## Assignment
Counting only lines below that hold "double", give the total alone.

Stored data entries
---+---

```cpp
typedef struct dicp_search_buffers {
    int32_t knn_variant;
    int32_t m_pad;
// ... 119 lines not shown
} dicp_segment_plan;
int dicp_icp_forward_plan(int dtype, const dicp_weight_params* prm, const dicp_loop_buffers* buf, const dicp_segment_plan* plan, int N, int n, int m,
                          int dim, int const_iter, double tolerance, void* stream);
int dicp_icp_backward(int dtype, const dicp_weight_params* prm, const dicp_loop_buffers* buf, int N, int n, int m, int dim,
                      double* gpose, double* gpose_tmp, int have_partials, void* gs, void* gb, void* gsrc, void* gtgt, void* gw,
                      void* bwd_partials, int k0, int k1, void* stream);
int dicp_resolve_matches(const int32_t* spos, const int32_t* spos_of, int k, const int32_t* src_rows ,
                         int N, int n, int32_t* out, void* stream);
size_t dicp_match_order_scratch_bytes(int dtype, int N, int n);
int dicp_match_order(int dtype, const int32_t* spos_ref, const int32_t* src_rows, int N, int n, void* scratch, size_t scratch_bytes, int32_t* qorder, void* stream);


int dicp_step_bwd(int dtype, const double* gpose_in, const void* bwd_partials, int nblk, int dim,
                  const void* pose_k, const void* delta_k, int64_t delta_stride, const double* areg_k,
                  void* gs, void* gb, double* gpose_out, int N, void* stream);

int dicp_accumulate_bwd(int dtype, const dicp_weight_params* prm, const void* src, const void* tgt, int c,
                        const int32_t* idx, const void* pose, const void* w_init, const void* alive,
                        const void* gs, const void* gb, const int32_t* src_rows, int N, int n, int m,
                        void* gsrc, void* gtgt, void* gw, void* bwd_partials, void* stream);

int dicp_window_blocks(int dtype, int n, int m_pad);
int dicp_window_rows(int dtype);
int dicp_bwd_tail_max_blocks(int dtype);
int dicp_accumulate_bwd_window(int dtype, const dicp_weight_params* prm, const void* src_s, const void* tgt_s, int c,
                               const int32_t* spos, const int32_t* spos_ref, const int32_t* qorder, const void* pose, const void* w_s,
                               const void* alive, const void* gs, const void* gb, const int32_t* src_rows, int N, int n, int m_pad, void* gsrc_s, void* slab,
                               void* gts_far, void* gw_s, void* bwd_partials, int overwrite, void* stream);
int dicp_window_reduce(int dtype, const void* slab, const int32_t* spos_ref, const int32_t* qorder, const int32_t* tperm, const void* gts_far,
                       const int32_t* src_rows, int N, int n, int m, int m_pad, int cv, void* gtgt, int c, int overwrite, void* stream);
// ... 278 lines not shown
```

Before: 3.288 million.

## Solve per-cloud 6x6 step systems cooperatively across a wavefront

Replaces the single-thread Gaussian elimination in the forward step and backward step kernels with a wave-wide solve: the augmented matrix is spread one element per lane (8x8 grid), with pivot search via readlane and row updates via shuffles. The step kernel also prefetches the first cert unit and set count during the initial load phase, so later per-thread global reads are avoided. Serial variants are kept as separately exported entry points. The per-cloud step is latency bound with 63 of 64 lanes idle, so this targets that serial tail, at the cost of extra shuffles and slightly different floating-point rounding.

```diff
diff --git a/dicp_amd/_lib.py b/dicp_amd/_lib.py
--- a/dicp_amd/_lib.py
+++ b/dicp_amd/_lib.py
@@ -190,10 +190,12 @@
     "dicp_unpack_list": ([i32, vp, vp, vp, vp, i32, i32, i32, i32, vp], ctypes.c_int),
     "dicp_accumulate": ([i32, ctypes.POINTER(WeightParams), vp, vp, i32, vp, vp, vp, vp, vp, i32, i32, i32, vp, vp, i64, vp], ctypes.c_int),
     "dicp_step": ([i32, ctypes.POINTER(StepIO), i32, vp], ctypes.c_int),
+    "dicp_step_serial": ([i32, ctypes.POINTER(StepIO), i32, vp], ctypes.c_int),
     "dicp_icp_forward": ([i32, ctypes.POINTER(WeightParams), ctypes.POINTER(LoopBuffers), i32, i32, i32, i32, i32, f64, i32, i32, vp], ctypes.c_int),
     "dicp_icp_forward_plan": ([i32, ctypes.POINTER(WeightParams), ctypes.POINTER(LoopBuffers), ctypes.POINTER(SegmentPlan), i32, i32, i32, i32, i32, f64, vp], ctypes.c_int),
     "dicp_icp_backward": ([i32, ctypes.POINTER(WeightParams), ctypes.POINTER(LoopBuffers), i32, i32, i32, i32, vp, vp, i32, vp, vp, vp, vp, vp, vp, i32, i32, vp], ctypes.c_int),
     "dicp_step_bwd": ([i32, vp, vp, i32, i32, vp, vp, i64, vp, vp, vp, vp, i32, vp], ctypes.c_int),
+    "dicp_step_bwd_serial": ([i32, vp, vp, i32, i32, vp, vp, i64, vp, vp, vp, vp, i32, vp], ctypes.c_int),
     "dicp_accumulate_bwd": ([i32, ctypes.POINTER(WeightParams), vp, vp, i32, vp, vp, vp, vp, vp, vp, vp, i32, i32, i32, vp, vp, vp, vp, vp], ctypes.c_int),
     "dicp_gumbel_nn": ([i32, vp, vp, i32, vp, ctypes.c_uint32, f64, f64, i32, i32, i32, vp, vp, vp], ctypes.c_int),
     "dicp_gumbel_nn_bwd": ([i32, vp, vp, i32, vp, ctypes.c_uint32, f64, f64, vp, vp, vp, i32, i32, i32, vp, vp, vp], ctypes.c_int),
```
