template <class E>
int prep_codebook_half(som_handle* h) {
    const float* unit = h->cfg.distance == SOM_DIST_COSINE ? h->wsq : nullptr;
    const float* Wex = h->ex_patch ? h->Wp : h->W;
    const float* qex = h->ex_patch ? h->wsq_p : h->wsq;
    const dim3 block(256);
    if (h->tiled) {
        if (h->wide && h->exact) {
            if (unit) unit = qex;
            if (unit) {
                HIPCHK(h, hipMemsetAsync(h->wn, 0, (size_t)h->K * sizeof(float), h->stream));
                HIPCHK(h, hipMemsetD32Async((hipDeviceptr_t)h->wmax2, 0x3F800000, 1, h->stream));
            } else {
                HIPCHK(h, hipMemsetAsync(h->wmax2, 0, sizeof(float), h->stream));
                exact_copy_wsq_kernel<<<dim3((unsigned)cdiv(h->K, 1024)), dim3(1024), 0, h->stream>>>(qex, h->K, h->wn, h->wmax2);
            }
            long total = (long)h->n_stages * WD_T * h->n_kchunks * 64;
            prep_w_bf16_wide_kernel<E><<<dim3((unsigned)cdiv(total, 256)), block, 0, h->stream>>>(
                Wex, h->K, h->D, h->n_kchunks, h->Wst, h->n_stages, unit, h->wmax2);
            HIPCHK(h, hipMemsetAsync(h->wmax2 + 1, 0, sizeof(float), h->stream));
            exact_werr_kernel<E><<<dim3((unsigned)cdiv(h->K, 4 * EX_WERR_UNITS)), block, 0, h->stream>>>(Wex, h->K, h->D, h->wmax2, h->wmax2 + 1, unit);
            return 0;
        }
        if (h->wide) {
            long total = (long)h->n_stages * WD_T * h->n_kchunks * 64;
            prep_w_bf16_wide_kernel<E><<<dim3((unsigned)cdiv(total, 256)), block, 0, h->stream>>>(
                h->W, h->K, h->D, h->n_kchunks, h->Wst, h->n_stages, unit);
        } else {
            long total = (long)h->n_ublocks * h->n_kchunks * (h->tl_bn / 16) * TL_KS * 64;
            prep_tiles_bf16_kernel<E><<<dim3((unsigned)cdiv(total, 256)), block, 0, h->stream>>>(
                h->W, h->K, h->D, h->n_kchunks, h->n_ublocks, h->tl_bn, h->tl_wtile, -1.0f, unit, h->Wst);
        }
        HIPCHK(h, hipMemsetAsync(h->wmax2, 0, sizeof(float), h->stream));
        rownorm_bf16_kernel<E><<<dim3((unsigned)cdiv(h->K, 4)), block, 0, h->stream>>>(
            h->W, h->K, h->D, unit, unit != nullptr, h->wn, h->wmax2);
        return 0;
    }
    const long total = (long)h->n_stages * K16_T * h->ks32 * 64;
    const dim3 grid((unsigned)cdiv(total, 256));
    if (h->exact) {
        HIPCHK(h, hipMemsetAsync(h->wmax2, 0, 2 * sizeof(float), h->stream));
        exact_copy_wsq_kernel<<<dim3((unsigned)cdiv(h->K, 1024)), dim3(1024), 0, h->stream>>>(qex, h->K, h->wn, h->wmax2);
        const dim3 tgrid((unsigned)cdiv((long)h->n_stages * K16_T, 4));
        switch (h->ks32) {
        case 1: prep_w_exact_k16_kernel<1, E><<<tgrid, block, 0, h->stream>>>(Wex, h->K, h->D, h->Wst, h->n_stages, h->wmax2, h->wmax2 + 1, h->Wst_lo); break;
        case 2: prep_w_exact_k16_kernel<2, E><<<tgrid, block, 0, h->stream>>>(Wex, h->K, h->D, h->Wst, h->n_stages, h->wmax2, h->wmax2 + 1, h->Wst_lo); break;
        case 3: prep_w_exact_k16_kernel<3, E><<<tgrid, block, 0, h->stream>>>(Wex, h->K, h->D, h->Wst, h->n_stages, h->wmax2, h->wmax2 + 1, h->Wst_lo); break;
        case 4: prep_w_exact_k16_kernel<4, E><<<tgrid, block, 0, h->stream>>>(Wex, h->K, h->D, h->Wst, h->n_stages, h->wmax2, h->wmax2 + 1, h->Wst_lo); break;
        default: return fail(h, "the resident half-precision kernel supports input_len <= 128");
        }
        return 0;
    }
    const float* sc = nullptr;
    switch (h->ks32) {
    case 1: prep_w_bf16_k16_kernel<1, E><<<grid, block, 0, h->stream>>>(h->W, h->K, h->D, h->Wst, h->n_stages, unit, sc); break;
    case 2: prep_w_bf16_k16_kernel<2, E><<<grid, block, 0, h->stream>>>(h->W, h->K, h->D, h->Wst, h->n_stages, unit, sc); break;
    case 3: prep_w_bf16_k16_kernel<3, E><<<grid, block, 0, h->stream>>>(h->W, h->K, h->D, h->Wst, h->n_stages, unit, sc); break;
    case 4: prep_w_bf16_k16_kernel<4, E><<<grid, block, 0, h->stream>>>(h->W, h->K, h->D, h->Wst, h->n_stages, unit, sc); break;
    default: return fail(h, "the resident half-precision kernel supports input_len <= 128");
    }
    HIPCHK(h, hipMemsetAsync(h->wmax2, 0, sizeof(float), h->stream));
    prep_wnorm_kernel<E><<<dim3((unsigned)cdiv(h->K, 256)), block, 0, h->stream>>>(h->W, h->K, h->D, h->wn, h->wmax2, unit);
    return 0;
}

---+---

## Answer below
5